Write out the entries below exactly. End with the line that contains "if (p.is_inf()) return;".

** Opening DATA SECTION block **

+template <class F, class Acc>
+ZK_HD void bucket_step(Acc &A, F &ZZZ, uint32_t &st, Affine<F> p, bool negate) {
+    typedef FieldOps<F> O;
+    if (p.is_inf()) return;
+    if (negate != ((st & BKT_MINUS) != 0)) p.y = O::template sub<O::K1>(F::zero(), p.y);
+    if ((st & BKT_KIND) == BKT_EMPTY) {
+        A.put(ACC_X, p.x);
+        A.put(ACC_W, p.y);
+        A.put(ACC_ZZ, F::one());
+        ZZZ = F::one();
+        st = BKT_AFFINE;
+        return;
+    }
+    const bool affine = (st & BKT_KIND) == BKT_AFFINE;
+    F U2 = p.x, S2 = p.y;
+    if (!affine) {
+        U2 = O::mul(p.x, A.get(ACC_ZZ));
+        S2 = O::mul(p.y, ZZZ);
+    }
+    F Pd = O::template sub<O::K2>(U2, A.get(ACC_X));
+    F Rt = O::template sub<O::K2>(S2, A.get(ACC_W));
+    F PP = O::sqr(Pd);
+    if (O::is_zero_product(PP)) {
+        if (O::is_zero(Rt)) {
+            XYZZ<F> d = xyzz_dbl_affine(p);
+            A.put(ACC_X, d.X);
+            A.put(ACC_W, d.Y);
+            A.put(ACC_ZZ, d.ZZ);
+            ZZZ = d.ZZZ;
+            st = BKT_XYZZ | (st & BKT_MINUS);
+        } else {
+            st = BKT_EMPTY;
+        }
+        return;
+    }
+    F PPP = O::mul(Pd, PP);
+    F Q = O::mul(A.get(ACC_X), PP);
+    F X3 = O::template sub<O::K1>(O::sqr(Rt), O::add3(PPP, Q, Q));
+    F W3 = O::mul_add(Rt, O::template sub<O::K1>(X3, Q), A.get(ACC_W), PPP);
+    A.put(ACC_X, X3);
+    A.put(ACC_W, W3);
+    if (affine) {
+        A.put(ACC_ZZ, PP);
+        ZZZ = PPP;
+    } else {
+        A.put(ACC_ZZ, O::mul(A.get(ACC_ZZ), PP));
+        ZZZ = O::mul(ZZZ, PPP);
+    }
+    st = BKT_XYZZ | (~st & BKT_MINUS);
+}
+
+template <class F, class Acc>
+ZK_HD XYZZ<F> bucket_finish(const Acc &A, const F &ZZZ, uint32_t st) {
+    typedef FieldOps<F> O;
+    if ((st & BKT_KIND) == BKT_EMPTY) return XYZZ<F>::infinity();
+    F Y = A.get(ACC_W);
+    if (st & BKT_MINUS) Y = O::template sub<O::KW>(F::zero(), Y);
+    return {A.get(ACC_X), Y, A.get(ACC_ZZ), ZZZ};
 }
 
 template <class F>
@@ -97,7 +179,7 @@
     }
     F PPP = O::mul(Pd, PP);
     F Q = O::mul(U1, PP);
-    F X3 = O::template sub<O::K1>(O::sqr(R), O::add(PPP, O::add(Q, Q)));
+    F X3 = O::template sub<O::K1>(O::sqr(R), O::add3(PPP, Q, Q));
     F Y3 = O::template mul_sub<O::K1>(R, O::template sub<O::K2>(Q, X3), S1, PPP);
     return {X3, Y3, O::mul(O::mul(a.ZZ, b.ZZ), PP), O::mul(O::mul(a.ZZZ, b.ZZZ), PPP)};
 }
diff --git a/crypto3-zk_amd/csrc/fu.hpp b/crypto3-zk_amd/csrc/fu.hpp
--- a/crypto3-zk_amd/csrc/fu.hpp
+++ b/crypto3-zk_amd/csrc/fu.hpp
@@ -69,6 +69,15 @@
     Fu<U> r;
 ZK_UNROLL
     for (int i = 0; i < U::L; ++i) r.v[i] = a.v[i] + b.v[i];
+    fu_norm(r);
+    return r;
+}
+
+template <class U>
+ZK_HD Fu<U> fu_add3(const Fu<U> &a, const Fu<U> &b, const Fu<U> &c) {
+    Fu<U> r;
+ZK_UNROLL
+    for (int i = 0; i < U::L; ++i) r.v[i] = a.v[i] + b.v[i] + c.v[i];
     fu_norm(r);
     return r;
 }
@@ -344,6 +353,9 @@
     ZK_HD static F sub(const F &a, const F &b) { return a - b; }
     template <int K>
     ZK_HD static F mul_sub(const F &a, const F &b, const F &c, const F &d) { return mul(a, b) - mul(c, d); }
+    static constexpr int KW = 2;
+    ZK_HD static F add3(const F &a, const F &b, const F &c) { return a + b + c; }
+    ZK_HD static F mul_add(const F &a, const F &b, const F &c, const F &d) { return mul(a, b) + mul(c, d); }
     ZK_HD static bool is_zero(const F &a) { return a.is_zero(); }
     ZK_HD static bool is_zero_product(const F &a) { return a.is_zero(); }
     ZK_HD static bool is_exact_zero(const F &a) { return a.is_zero(); }
@@ -367,6 +379,9 @@
     ZK_HD static F sub(const F &a, const F &b) { return a - b; }
     template <int K>
     ZK_HD static F mul_sub(const F &a, const F &b, const F &c, const F &d) { return mul(a, b) - mul(c, d); }
+    static constexpr int KW = 2;
+    ZK_HD static F add3(const F &a, const F &b, const F &c) { return a + b + c; }
+    ZK_HD static F mul_add(const F &a, const F &b, const F &c, const F &d) { return mul(a, b) + mul(c, d); }
     ZK_HD static bool is_zero(const F &a) { return a.is_zero(); }
     ZK_HD static bool is_zero_product(const F &a) { return a.is_zero(); }
     ZK_HD static bool is_exact_zero(const F &a) { return a.is_zero(); }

** Closing DATA SECTION block **

SOLUTION FOR THIS TASK:
+template <class F, class Acc>
+ZK_HD void bucket_step(Acc &A, F &ZZZ, uint32_t &st, Affine<F> p, bool negate) {
+    typedef FieldOps<F> O;
+    if (p.is_inf()) return;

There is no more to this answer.